LOL, High Eight! one of my favourite bits of PTerryness!


----------



## Robertbert (Nov 17, 2007)

Damn fine review Ada!!...

If I hadn't seen it this afternoon I think I'd go just cause of that!!...

12A?...Don't think so...Eeeewww....

And what was wrong with Stardust anyways?...


----------



## dustinzgirl (Nov 17, 2007)

Great review. I can't wait to see it.


----------



## PTeppic (Nov 17, 2007)

Great review, saw it this afternoon in the fullness of 3D (hadn't expected that) and it was perfectly up to the quality of the review. At a couple of points it felt, as I think often happens, like peripheral movement was purely for the 3d effect but in general the movie got on with taking place and just happened to have the benefit of a pseudo-third dimension. That being said, on more than one occasion I audibly gasped as Beowulf got himself into a near-miss scenario, mostly involving the dragon. Grendal's mother wasn't as de-sexed as I'd heard they'd made her, though sufficiently so that the UK gave it a 12A rating. As for the slaughter of the locals, which I've seen mentioned on other sites, there is quite a bit of mayhem, particularly in the first half of the film; it does get pretty  messy for the losers. But, the worst stuff is off screen.

I'm easily amused, so if (like me) you enjoyed the effort that went into hiding Bart's anatomy during his dared skateboard ride through town in the Simpson's movie, you'll appreciate the similar efforts as Beowulf fights Grendel au naturelle, or, as Blackadder might say, tackle out.

Back to the movie, the accents were a bit all over the place, though I like the Olde Englishe used by Grendel and his mother, and then the bards. Nice touch. I never caught "Polar Express" so was highly suspicious of "computer animated mo-cap" but have to say the quality of the animation was awesome. Grizzled seemed to work better than smooth, though, so I though Hopkins and Winstone came out much better than Wright-Penn, though in some scenes they might have been using the real photos rather than the animations. Just about, anyway. If they can get the horses modeled properly they'll really be onto a winner: even the water and fire were spot on, which are always tricky.


----------



## Teresa Edgerton (Nov 17, 2007)

Robertbert said:


> And what was wrong with Stardust anyways?...



Aside from the fact that it was only in theaters a few weeks and didn't get the kind of global distribution it deserved?

I don't know whether Gollum is saying that Nesa saw it and was disappointed, or that she was disappointed because it still hasn't turned up in theaters where she lives, but I'm guessing the latter.


----------



## Wiglaf (Nov 17, 2007)

I may go just for the IMAX 3-D.  The IMAX is lame at least compared to the Fleet, the country's first half-dome IMAX, but the 3-D is nice.  The motion capture, video game stuff seems like it might irritate me to no end however.


----------



## Joel007 (Nov 19, 2007)

I enjoyed the animation, they really managed to get human mannerisms and some little details I was watching for. If I wasn't admiring the graphics I probably would have forgotten it wasn't real people 
And they did a great job of making grendel's mother halfway between sexy and scary.


----------



## GOLLUM (Nov 19, 2007)

Teresa Edgerton said:


> I don't know whether Gollum is saying that Nesa saw it and was disappointed, or that she was disappointed because it still hasn't turned up in theaters where she lives, but I'm guessing the latter.
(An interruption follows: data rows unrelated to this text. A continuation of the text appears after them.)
#define AHMC_DISPATCH_MM(FN, model_kind, metric_kind)                                                   \
    do {                                                                                                \
        switch ((model_kind) * 3 + (metric_kind)) {                                                     \
            case 0: return FN<AHMC_MODEL_STD_NORMAL, AHMC_METRIC_UNIT>(a, st, G, E);                    \
            case 1: return FN<AHMC_MODEL_STD_NORMAL, AHMC_METRIC_DIAG>(a, st, G, E);                    \
            case 2: return FN<AHMC_MODEL_STD_NORMAL, AHMC_METRIC_DENSE>(a, st, G, E);                   \
            case 3: return FN<AHMC_MODEL_DIAG_GAUSS, AHMC_METRIC_UNIT>(a, st, G, E);                    \
            case 4: return FN<AHMC_MODEL_DIAG_GAUSS, AHMC_METRIC_DIAG>(a, st, G, E);                    \
            case 5: return FN<AHMC_MODEL_DIAG_GAUSS, AHMC_METRIC_DENSE>(a, st, G, E);                   \
            case 6: return FN<AHMC_MODEL_DENSE_GAUSS, AHMC_METRIC_UNIT>(a, st, G, E);                   \
            case 7: return FN<AHMC_MODEL_DENSE_GAUSS, AHMC_METRIC_DIAG>(a, st, G, E);                   \
            case 8: return FN<AHMC_MODEL_DENSE_GAUSS, AHMC_METRIC_DENSE>(a, st, G, E);                  \
            case 9: return FN<AHMC_MODEL_FUNNEL, AHMC_METRIC_UNIT>(a, st, G, E);                        \
            case 10: return FN<AHMC_MODEL_FUNNEL, AHMC_METRIC_DIAG>(a, st, G, E);                       \
            case 11: return FN<AHMC_MODEL_FUNNEL, AHMC_METRIC_DENSE>(a, st, G, E);                      \
        }                                                                                               \
        return cudaErrorInvalidValue;                                                                   \
    } while (0)

cudaError_t launch_leapfrog(const LeapfrogArgs& a, cudaStream_t st, int* n_launches) {
    int G, E;
    if (a.D > 512) {
        if (n_launches) *n_launches += 1;
        return launch_leapfrog_big(a, st);
    }
    if (!pick_layout(a.D, &G, &E)) return cudaErrorInvalidValue;
    if (n_launches) *n_launches += 1;
    if (a.model.kind == AHMC_MODEL_USER) {
        const int cpb = kBlockThreads / G;
        return user_launch((UserModule*)a.model.user, UK_LEAPFROG, a.metric.kind, G, E, &a, (unsigned)((a.N + cpb - 1) / cpb),
                           smem_bytes(AHMC_MODEL_USER, a.metric.kind, a.D, G), st);
    }
    AHMC_DISPATCH_MM(lf_layout, a.model.kind, a.metric.kind);
}

cudaError_t launch_find_eps(const FindEpsArgs& a, cudaStream_t st, int* n_launches) {
    int G, E;
    if (!pick_layout(a.D, &G, &E)) return cudaErrorInvalidValue;
    if (n_launches) *n_launches += 1;
    if (a.model.kind == AHMC_MODEL_USER) {
        const int cpb = kBlockThreads / G;
        return user_launch((UserModule*)a.model.user, UK_FIND_EPS, a.metric.kind, G, E, &a, (unsigned)((a.N + cpb - 1) / cpb),
                           smem_bytes(AHMC_MODEL_USER, a.metric.kind, a.D, G), st);
    }
    AHMC_DISPATCH_MM(fe_layout, a.model.kind, a.metric.kind);
}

Yes that is what I meant.....


----------



## Nesacat (Nov 19, 2007)

Yes Teresa ... definitely the latter. Stardust did make it here and it barely lasted two weeks. Am very glad that we decided to go see it the weekend it opened. We'd have missed it otherwise. It's very hard for such movies here. Mirrormask did not make it at all for example.
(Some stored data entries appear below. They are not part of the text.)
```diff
diff --git a/gaussianvi_amd/csrc/kernels_fused.hpp b/gaussianvi_amd/csrc/kernels_fused.hpp
--- a/gaussianvi_amd/csrc/kernels_fused.hpp
+++ b/gaussianvi_amd/csrc/kernels_fused.hpp
@@ -23,6 +23,7 @@
   int nsets;
   int nblk;
   int koff[3];
+  int epi_tri;
   FusedSet s[2];
   int gather, n;
   const double* gmu;
@@ -248,8 +249,11 @@
     EpiArgs e;
     e.f = S.f; e.partial = nullptr; e.nchunk = 4; e.full = 1;
     e.Ephi = S.Ephi; e.cost = helpers ? nullptr : S.cost; e.Vdmu = S.Vdmu; e.Vddmu = S.Vddmu; e.E_xmuphi = nullptr; e.E_xxphi = nullptr;
-    auto epi = [&](int phase) { return si == 0 ? epilogue_body_t<D0>(e, k, area, phase, Pl, Zs) : epilogue_body_t<D1>(e, k, area, phase, Pl, Zs); };
-    if (!A.tail.on || helpers) { epi(0); return; }
+    const bool tri = A.epi_tri != 0;
+    auto epi = [&](int phase) {
+      return si == 0 ? epilogue_body_t<D0, true>(e, k, area, phase, Pl, Zs, tri) : epilogue_body_t<D1, true>(e, k, area, phase, Pl, Zs, tri);
+    };
+    if (!A.tail.on || helpers) { epi(0); FUSED_STAMP(7); return; }
     const double costk = epi(1);
     FUSED_STAMP(5);
     int* last = (int*)(area + epilogue_lds_doubles(d));
diff --git a/gaussianvi_amd/csrc/options.hpp b/gaussianvi_amd/csrc/options.hpp
--- a/gaussianvi_amd/csrc/options.hpp
+++ b/gaussianvi_amd/csrc/options.hpp
@@ -25,6 +25,7 @@
   double jacobi_tol = 1e-34;
   bool chol_sqrt = true;
   bool chol_rowb = false;
+  bool epi_tri = true;
   bool trust_table_degree = false;
   int orbit_min_tiles = 6;
   int orbit_copies = 8;
```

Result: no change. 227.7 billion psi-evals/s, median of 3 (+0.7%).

30 Days of Night on the other hand, which is a terrible movie is pulling in crowds of people every single day. It makes no sense at all.
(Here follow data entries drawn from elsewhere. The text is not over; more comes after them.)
@@ -538,13 +587,14 @@
         std::vector<uint32_t> still, skipped, floor_still;
         still.reserve(active.size());
         constexpr uint64_t kHold = 16u << 10;
-        const bool hold_back = hold_back_on && !held_back && n_active0 > 2048 && total_rem <= (long double)S_share && total_rem > (long double)(8u << 20) &&
+        const bool hold_back = hold_back_on && !held_back && !feed_open && n_active0 > 2048 && total_rem <= (long double)S_share && total_rem > (long double)(8u << 20) &&
                                total_rem > (long double)(kHold + kHold / 2) * (long double)active.size();
         if (hold_back) held_back = true;
         bool full = false;
         size_t n_new = 0;
-        const bool share_all = total_rem > (long double)S;
-        const long double share_ratio = share_all ? (long double)S_share / total_rem : 1.0L;
+        const long double share_of = feed_open ? std::max(total_rem, (long double)(job_est > assigned ? job_est - assigned : 0)) : total_rem;
+        const bool share_all = share_of > (long double)S;
+        const long double share_ratio = share_all ? (long double)S_share / share_of : 1.0L;
         for (size_t ai = 0; ai < active.size(); ++ai) {
             const uint32_t id = active[ai];
             if (full) { skipped.insert(skipped.end(), active.begin() + (ptrdiff_t)ai, active.end()); break; }
@@ -575,6 +625,7 @@
             if (take) ops.push_back(ReadOp{id, done[id], take, sl_h + at, fin && src[id].path != nullptr});
             used = at + take;
             done[id] += take;
+            assigned += take;
             c->stats.blocks += padded_blocks(take, fin);
             if (!last) (at_floor ? floor_still : still).push_back(id);
         }
@@ -639,10 +690,12 @@
     rc = sync_ctx(c);
     if (trace_tree)
         fprintf(stderr, "snaphash engine %d: %u batches; waiting for a slot %.1f ms, planning %.1f ms, reads %.1f ms, enqueue %.1f ms, drain %.1f ms; "
-                        "first copy enqueued at %.2f ms, copies busy %.2f of %.2f ms, first copy -> last kernel %.2f ms, engine %.2f ms\n",
-                c->index, batch, t_wait, t_plan, t_read, t_launch, now_ms() - ts0, t_first_copy, copy_busy, copy_span, gpu_span, now_ms() - t_engine0);
+                        "first copy enqueued at %.2f ms, copies busy %.2f of %.2f ms, first copy -> last kernel %.2f ms, engine %.2f ms%s\n",
+                c->index, batch, t_wait, t_plan, t_read, t_launch, now_ms() - ts0, t_first_copy, copy_busy, copy_span, gpu_span, now_ms() - t_engine0,
+                feed ? (" (after " + std::to_string(t_feed_wait) + " ms waiting for the walk's first files)").c_str() : "");
     for (SubSlot& ss : c->sub) ss.busy = false;
     if (rc) return rc;
+    if (feed_failed) return SNAPHASH_OK;
     if (first_err.load()) {
         const int64_t s = first_err_src.load();
         if (err_no) *err_no = first_err.load();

Am going to see Beowulf this Sunday. Am very much looking forward to it. Have the tickets and have taken the day off. I know it will be censored and I'll have to buy the DVD but it will be good to see what I can on the big screen nevertheless.


----------



## GOLLUM (Nov 19, 2007)

Nesacat said:


> Am going to see Beowulf this Sunday. Am very much looking forward to it. Have the tickets and have taken the day off. I know it will be censored and I'll have to buy the DVD but it will be good to see what I can on the big screen nevertheless.


Whilst I enjoyed visiting your neck of the woods I must say I'm glad of where I reside. Talk about restriction of people's freedoms. EEK...

Good night now, hope you enjoy Beowulf...


----------



## Joel007 (Nov 19, 2007)

Beowulf was quite gory, so if they censor all the violence you won't have a movie left  Then again, it's rated a 12A in England (some parents ignore the "A" bit and take their kids to see it before previewing it, a girl started crying and had to be taken home), so since it isn't done with real people it might escape censoring!


----------



## purple_kathryn (Nov 19, 2007)

Joel007 said:


> Beowulf was quite gory, so if they censor all the violence you won't have a movie left  Then again, it's rated a 12A in England (some parents ignore the "A" bit and take their kids to see it before previewing it, a girl started crying and had to be taken home), so since it isn't done with real people it might escape censoring!


No doubt the parents will write a strong letter of complaint to someone


----------



## Nesacat (Nov 20, 2007)

They won't bother too much about the violence. It's rated 13 here. They do however object rather violently to people kissing, nursing babies ... that sort of thing.


----------



## purple_kathryn (Nov 20, 2007)

Nesacat said:


> They won't bother too much about the violence. It's rated 13 here. They do however object rather violently to people kissing, nursing babies ... that sort of thing.


 
OMG I can see most of a boob! will someone not think of the children!


----------



## Nesacat (Nov 21, 2007)

Tell me about it. I never thought it made much sense at all the criteria for censorship. 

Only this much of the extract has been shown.